Exercise aim: From the records below, copy out exactly the lines from the one containing "int64_t best = -1;" to the one containing "const int cbx", both included. Add nothing else.

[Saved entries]
[Start of section]

int launch_conv3x3_wino4(const float *X, int N, int H, int W, int C, const float *U, int Cout,
                         const float *bias, int relu, float *Y, hipStream_t s, int mos,
                         int groups) {
    if ((int64_t)N * H * W == 0) return VD_OK;
    if (!conv3x3_wino4_supported(C, Cout)) return VD_ERR_SHAPE;
    int gin = groups > 1;
    if (groups == -2) {
        if (N % 4 || mos == 2 || (int64_t)N * H * W * (C > Cout ? C : Cout) >=
                                                 ((int64_t)1 << 31))
            return VD_ERR_SHAPE;
        gin = 2;
    } else if (gin && (groups < 1 || C != Cout || C % 64 || C % groups ||
                       64 % (C / groups) || mos == 1 || mos == 4)) {
        return VD_ERR_SHAPE;
    }
    if ((int64_t)N * H * W * C >= ((int64_t)1 << 40) || (int64_t)H * W * C >= ((int64_t)1 << 31))
        return VD_ERR_SHAPE;
    if (mos == 1 && (H > 15 || W > 15 || (int64_t)2 * H * W * C >= ((int64_t)1 << 31)))
        return VD_ERR_SHAPE;
    if (mos == 1 && H <= 7 && W <= 7) mos = 3;
    if (mos == 3 && (int64_t)8 * H * W * C >= ((int64_t)1 << 31)) return VD_ERR_SHAPE;
    const int hp = (H + 1 + 3) / 4 * 4;
    if (mos == 2) {
        if ((int64_t)N * H * W * C >= ((int64_t)1 << 31) || (int64_t)N * hp >= ((int64_t)1 << 30))
            return VD_ERR_SHAPE;
        mos = hp << 2;
    }
    int gG = 0;
    if (mos == 4) {
        if ((int64_t)N * H * W * C >= ((int64_t)1 << 31) || H > 255 || W > 255) return VD_ERR_SHAPE;
        int64_t best = -1;
        for (int g = 1; g <= 64 && g <= N; ++g) {
            const int64_t rows = (int64_t)(N + g - 1) / g * (H + 1);
            const int64_t b = (rows + 4 * k4TR - 1) / (4 * k4TR) *
                              (((int64_t)g * (W + 1) + 4 * k4TC - 1) / (4 * k4TC));
            if (best < 0 || b < best) best = b, gG = g;
        }
        if ((int64_t)(N + gG - 1) / gG * (H + 1) >= ((int64_t)1 << 30)) return VD_ERR_SHAPE;
    }
    const bool cells = mos == 1 || mos == 3;
    const int tby = cells ? 1
                    : gG ? (int)(((int64_t)(N + gG - 1) / gG * (H + 1) + 4 * k4TR - 1) / (4 * k4TR))
                         : ((mos ? N * hp : H) + 4 * k4TR - 1) / (4 * k4TR);
    const int tbx = cells ? 1 : ((gG ? gG * (W + 1) : W) + 4 * k4TC - 1) / (4 * k4TC);
    if (gG) mos = (gG << 2) | 2;
    const int64_t nsp = mos == 1 ? ((int64_t)N + 1) / 2
                                 : mos == 3 ? ((int64_t)N + 7) / 8
                                            : (int64_t)(mos ? 1 : N) * tby * tbx;
    const int ncb = Cout / k4Co;
    const char *cbxe = getenv("VOSDET_WINO4_CBX");
    const int cbx = (8 % ncb == 0) && !(cbxe && cbxe[0] == '0');
    const int64_t blocks = cbx ? (nsp + 8 / ncb - 1) / (8 / ncb) * 8 : (nsp + 7) / 8 * 8 * ncb;
    if (blocks > 0x7fffffff) return VD_ERR_SHAPE;
    static_assert(k4LdsB <= VD_LDS_BYTES, "LDS");
    static const int probe = [] {
        const char *e = getenv("VOSDET_WINO4_PROBE");
        return e ? atoi(e) & 15 : 0;
    }();
    static const int probe_hi = [] {
        const char *e = getenv("VOSDET_WINO4_PROBE");
        return e ? (atoi(e) >> 4) & 1 : 0;
    }();
    typedef void (*kern_t)(const float *, int, int, int, int, const float *, int, const float *,
                           float *, int, int, int, int, int, int);
    static const kern_t table[2][16] = {
        {conv3x3_wino4_kernel<false, 0>, conv3x3_wino4_kernel<false, 1>,
         conv3x3_wino4_kernel<false, 2>, conv3x3_wino4_kernel<false, 3>,
         conv3x3_wino4_kernel<false, 4>, conv3x3_wino4_kernel<false, 5>,
         conv3x3_wino4_kernel<false, 6>, conv3x3_wino4_kernel<false, 7>,
         conv3x3_wino4_kernel<false, 8>, conv3x3_wino4_kernel<false, 9>,
         conv3x3_wino4_kernel<false, 10>, conv3x3_wino4_kernel<false, 11>,
         conv3x3_wino4_kernel<false, 12>, conv3x3_wino4_kernel<false, 13>,
         conv3x3_wino4_kernel<false, 14>, conv3x3_wino4_kernel<false, 15>},
        {conv3x3_wino4_kernel<true, 0>, conv3x3_wino4_kernel<true, 1>,
         conv3x3_wino4_kernel<true, 2>, conv3x3_wino4_kernel<true, 3>,
         conv3x3_wino4_kernel<true, 4>, conv3x3_wino4_kernel<true, 5>,
         conv3x3_wino4_kernel<true, 6>, conv3x3_wino4_kernel<true, 7>,
         conv3x3_wino4_kernel<true, 8>, conv3x3_wino4_kernel<true, 9>,
         conv3x3_wino4_kernel<true, 10>, conv3x3_wino4_kernel<true, 11>,
         conv3x3_wino4_kernel<true, 12>, conv3x3_wino4_kernel<true, 13>,
         conv3x3_wino4_kernel<true, 14>, conv3x3_wino4_kernel<true, 15>}};
    const char *pse = getenv("VOSDET_WINO4_PS");
    const bool ps = pse && pse[0] == '1';
    if (ps && !probe && !mos && !gin) {
        typedef void (*kps_t)(const float *, int, int, int, int, const float *, int,
                              const float *, float *, int, int, int);
        const char *ppe = getenv("VOSDET_WINO4_PSPROBE");
        const int pp = ppe ? atoi(ppe) : 0;
#define VD_PSK(P) (relu ? conv3x3_wino4ps_kernel<true, P> : conv3x3_wino4ps_kernel<false, P>)
        kps_t kp = VD_PSK(0);
        if (pp == 1) kp = VD_PSK(1);
        if (pp == 2) kp = VD_PSK(2);
        if (pp == 4) kp = VD_PSK(4);
        if (pp == 8) kp = VD_PSK(8);
        if (pp == 16) kp = VD_PSK(16);
        if (pp == 18) kp = VD_PSK(18);
        if (pp == 31) kp = VD_PSK(31);
        if (pp == 5) kp = VD_PSK(5);
        if (pp == 12) kp = VD_PSK(12);
#undef VD_PSK
        hipLaunchKernelGGL(kp, dim3((unsigned)blocks), dim3(k4Threads), 0, s, X, N, H, W, C, U,
                           Cout, bias, Y, tby, tbx, cbx);
        return hipGetLastError() == hipSuccess ? VD_OK : VD_ERR_LAUNCH;
    }
    const char *acce = getenv("VOSDET_WINO4_ACC");
    const bool acc = !(acce && acce[0] == '0');
    const char *vde = getenv("VOSDET_WINO4_VD");
    const int vd = vde ? atoi(vde) : 1;
    const char *pke = getenv("VOSDET_WINO4_PK");
    const bool pk = !(pke && pke[0] == '0');
    kern_t kacc = relu ? conv3x3_wino4_kernel<true, 0, true, 1> : conv3x3_wino4_kernel<false, 0, true, 1>;
    if (pk)
        kacc = relu ? conv3x3_wino4_kernel<true, 0, true, 1, false, false, true>
                    : conv3x3_wino4_kernel<false, 0, true, 1, false, false, true>;
    if (vd == 2)
        kacc = relu ? conv3x3_wino4_kernel<true, 0, true, 2> : conv3x3_wino4_kernel<false, 0, true, 2>;
    if (vd == 3)
        kacc = relu ? conv3x3_wino4_kernel<true, 0, true, 3> : conv3x3_wino4_kernel<false, 0, true, 3>;
    const char *pre = getenv("VOSDET_WINO4_PRIO");
    const int prio = (pre && pre[0] == '1') ? 2 : 0;
    const char *ste = getenv("VOSDET_WINO4_STAMP");
    if (ste && ste[0] == '1')
        kacc = relu ? conv3x3_wino4_kernel<true, 0, true, 1, true>
                    : conv3x3_wino4_kernel<false, 0, true, 1, true>;
    const char *ile = getenv("VOSDET_WINO4_IL");
    if (ile && ile[0] == '1')
        kacc = relu ? conv3x3_wino4_kernel<true, 0, true, 1, false, true>
                    : conv3x3_wino4_kernel<false, 0, true, 1, false, true>;
    if (ile && ile[0] == '2')
        kacc = relu ? conv3x3_wino4_kernel<true, 0, true, 1, true, true>
                    : conv3x3_wino4_kernel<false, 0, true, 1, true, true>;
    const kern_t kern = (acc && !probe) ? kacc : table[relu ? 1 : 0][probe];
    hipLaunchKernelGGL(kern, dim3((unsigned)blocks), dim3(k4Threads), 0, s, X, N, H, W, C, U,
                       Cout, bias, Y, tby, tbx, cbx, probe_hi | prio, mos, gin);
    return hipGetLastError() == hipSuccess ? VD_OK : VD_ERR_LAUNCH;
}

}
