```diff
@@ -1042,21 +1061,27 @@
   const SceneView sv = r->view();
   const Queues q = r->queues();
   const PathState ps = r->path_state();
-  Control* ctl = r->d_ctl.ptr;
-  hipStream_t s = r->stream;
-  if (r->scratch_acquire(s) != HALA_OK) return HALA_ERR;
+  Control* ctl = r->d_ctl.ptr + r->ctl_pos;
+  r->ctl_pos ^= 1u;
+  const hipStream_t s = r->stream;
+  const bool timed = r->launch_event_period == 1u || (r->launch_event_period > 1u && (r->update_counter % r->launch_event_period) == 0u);
+  r->update_counter++;
+  const bool split_tail = !timed && !r->counting;
+  if (!split_tail && r->join_tail() != HALA_OK) return HALA_ERR;
+  if (!r->tail_open && r->scratch_acquire(s) != HALA_OK) return HALA_ERR;
   RT_HIP(hipEventRecord(te.frame_begin, s));
   RT_HIP(hipMemsetAsync(ctl, 0, sizeof(Control), s));
-  const bool timed = r->launch_event_period == 1u || (r->launch_event_period > 1u && (r->update_counter % r->launch_event_period) == 0u);
-  r->update_counter++;
   const bool fuse = (r->fuse_mode == 2u || (r->fuse_mode == 1u && !timed)) && !r->counting && (u.num_of_lights > 0 || u.env_type == 1u);
   if (timed && !te.host_sizes) RT_HIP(hipHostMalloc(reinterpret_cast<void**>(&te.host_sizes), sizeof(QueueSizes), hipHostMallocDefault));
   bool traced = false;
+  hipStream_t ts = s;
+  LaunchCfg lc = r->lcfg;
   for (uint32_t depth = 0; depth < r->max_depth; ++depth) {
     if (timed) { hipEvent_t a = r->next_event(te); RT_HIP(hipEventRecord(a, s)); }
     if (depth == 0) {
       launch_trace_primary(r->lcfg, sv, fc, q.hits, &ctl->work_closest, ctl, primary_pixels * samples, r->counting, s);
       if (r->counting) RT_HIP(hipMemcpyAsync(ctl->totals.primary_steps, ctl->totals.steps[0], 16, hipMemcpyDeviceToDevice, s));
+      if (r->join_tail() != HALA_OK) return HALA_ERR;
     }
     else if (!traced) launch_trace_batch(r->lcfg, sv, q.rays[depth & 1u], q.hits, &ctl->sizes.n_active[depth], 0, &ctl->work_closest, ctl, false, r->counting, true, s);
     traced = false;
@@ -1065,27 +1090,35 @@
     if (timed) { hipEvent_t c = r->next_event(te); RT_HIP(hipEventRecord(c, s)); }
     const uint32_t kinds = (u.num_of_lights > 0 ? 1u : 0u) | (u.env_type == 1u ? 2u : 0u);
     const bool last = depth + 1u >= r->max_depth;
-    if (fuse && kinds && (!last || kinds == 3u) && launch_trace_shadow_then_batch(r->lcfg, sv, q, ps, ctl, depth, kinds, !last, s)) {
+    if (last && split_tail) {
+      RT_HIP(hipEventRecord(r->ev_shaded, s));
+      RT_HIP(hipStreamWaitEvent(r->tail_stream, r->ev_shaded, 0));
+      ts = r->tail_stream;
+      lc.spill = r->lcfg.spill ? r->d_spill_tail.ptr : nullptr;
+    }
+    if (fuse && kinds && (!last || kinds == 3u) && launch_trace_shadow_then_batch(lc, sv, q, ps, ctl, depth, kinds, !last, ts)) {
       traced = !last;
       if (timed) { te.fused_mask |= 1ull << depth; if (traced) te.traced_mask |= 1ull << (depth + 1u); }
     }
     else
       for (uint32_t kind = 0; kind < 2u; ++kind) {
         if (!((kinds >> kind) & 1u)) continue;
-        launch_trace_shadow(r->lcfg, sv, q, ps, ctl, depth, kind, r->counting, s);
+        launch_trace_shadow(lc, sv, q, ps, ctl, depth, kind, r->counting, ts);
         te.shadow_launches += timed ? 1u : 0u;
       }
     if (timed) { hipEvent_t d = r->next_event(te); RT_HIP(hipEventRecord(d, s)); }
   }
-  launch_resolve(fc, ps, r->img_local[0].ptr, r->img_local[1].ptr, r->img_local[2].ptr, r->img_local[3].ptr, s);
-  RT_HIP(hipMemcpyAsync(te.host_totals, &ctl->totals, sizeof(Totals), hipMemcpyDeviceToHost, s));
-  if (timed) RT_HIP(hipMemcpyAsync(te.host_sizes, &ctl->sizes, sizeof(QueueSizes), hipMemcpyDeviceToHost, s));
-  RT_HIP(hipEventRecord(te.frame_end, s));
-  r->scratch_event = te.frame_end; r->scratch_stream = s;
+  launch_resolve(fc, ps, r->img_local[0].ptr, r->img_local[1].ptr, r->img_local[2].ptr, r->img_local[3].ptr, ts);
+  RT_HIP(hipMemcpyAsync(te.host_totals, &ctl->totals, sizeof(Totals), hipMemcpyDeviceToHost, ts));
+  if (timed) RT_HIP(hipMemcpyAsync(te.host_sizes, &ctl->sizes, sizeof(QueueSizes), hipMemcpyDeviceToHost, ts));
+  RT_HIP(hipEventRecord(te.frame_end, ts));
+  r->scratch_event = te.frame_end; r->scratch_stream = ts;
+  r->tail_done = te.frame_end; r->tail_open = ts != s;
   RT_HIP(hipGetLastError());
   te.pending = true;
   for (bool& v : r->full_valid) v = false;
   const uint32_t n = (uint32_t)(first + samples);
+  if (ad.enabled && (n == ad.p.min_samples / 2u || adaptive_is_check(ad.p, n)) && r->join_tail() != HALA_OK) return HALA_ERR;
   if (ad.enabled && n == ad.p.min_samples / 2u) {
     RT_HIP(hipMemcpyAsync(ad.snapshot.ptr, r->img_local[0].ptr, ad.snapshot.bytes(), hipMemcpyDeviceToDevice, s));
     ad.last_snapshot = n;
@@ -1113,7 +1146,7 @@
 }
 
 int hala_rt_render(hala_rt_renderer* r) {
-  if (ensure_device(r) != HALA_OK) return HALA_ERR;
+  if (ensure_device(r, false) != HALA_OK) return HALA_ERR;
   if (r->total_frames > r->max_frames) return HALA_OK;
   const TraceEvents& before_last = r->ring[(r->ring_pos + kStatRing - 2) % kStatRing];
   if (before_last.pending && before_last.frame_end) RT_HIP(hipEventSynchronize(before_last.frame_end));
```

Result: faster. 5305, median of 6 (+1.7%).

[End of section]

Response:
        int64_t best = -1;
        for (int g = 1; g <= 64 && g <= N; ++g) {
            const int64_t rows = (int64_t)(N + g - 1) / g * (H + 1);
            const int64_t b = (rows + 4 * k4TR - 1) / (4 * k4TR) *
                              (((int64_t)g * (W + 1) + 4 * k4TC - 1) / (4 * k4TC));
            if (best < 0 || b < best) best = b, gG = g;
        }
        if ((int64_t)(N + gG - 1) / gG * (H + 1) >= ((int64_t)1 << 30)) return VD_ERR_SHAPE;
    }
    const bool cells = mos == 1 || mos == 3;
    const int tby = cells ? 1
                    : gG ? (int)(((int64_t)(N + gG - 1) / gG * (H + 1) + 4 * k4TR - 1) / (4 * k4TR))
                         : ((mos ? N * hp : H) + 4 * k4TR - 1) / (4 * k4TR);
    const int tbx = cells ? 1 : ((gG ? gG * (W + 1) : W) + 4 * k4TC - 1) / (4 * k4TC);
    if (gG) mos = (gG << 2) | 2;
    const int64_t nsp = mos == 1 ? ((int64_t)N + 1) / 2
                                 : mos == 3 ? ((int64_t)N + 7) / 8
                                            : (int64_t)(mos ? 1 : N) * tby * tbx;
    const int ncb = Cout / k4Co;
    const char *cbxe = getenv("VOSDET_WINO4_CBX");
    const int cbx = (8 % ncb == 0) && !(cbxe && cbxe[0] == '0');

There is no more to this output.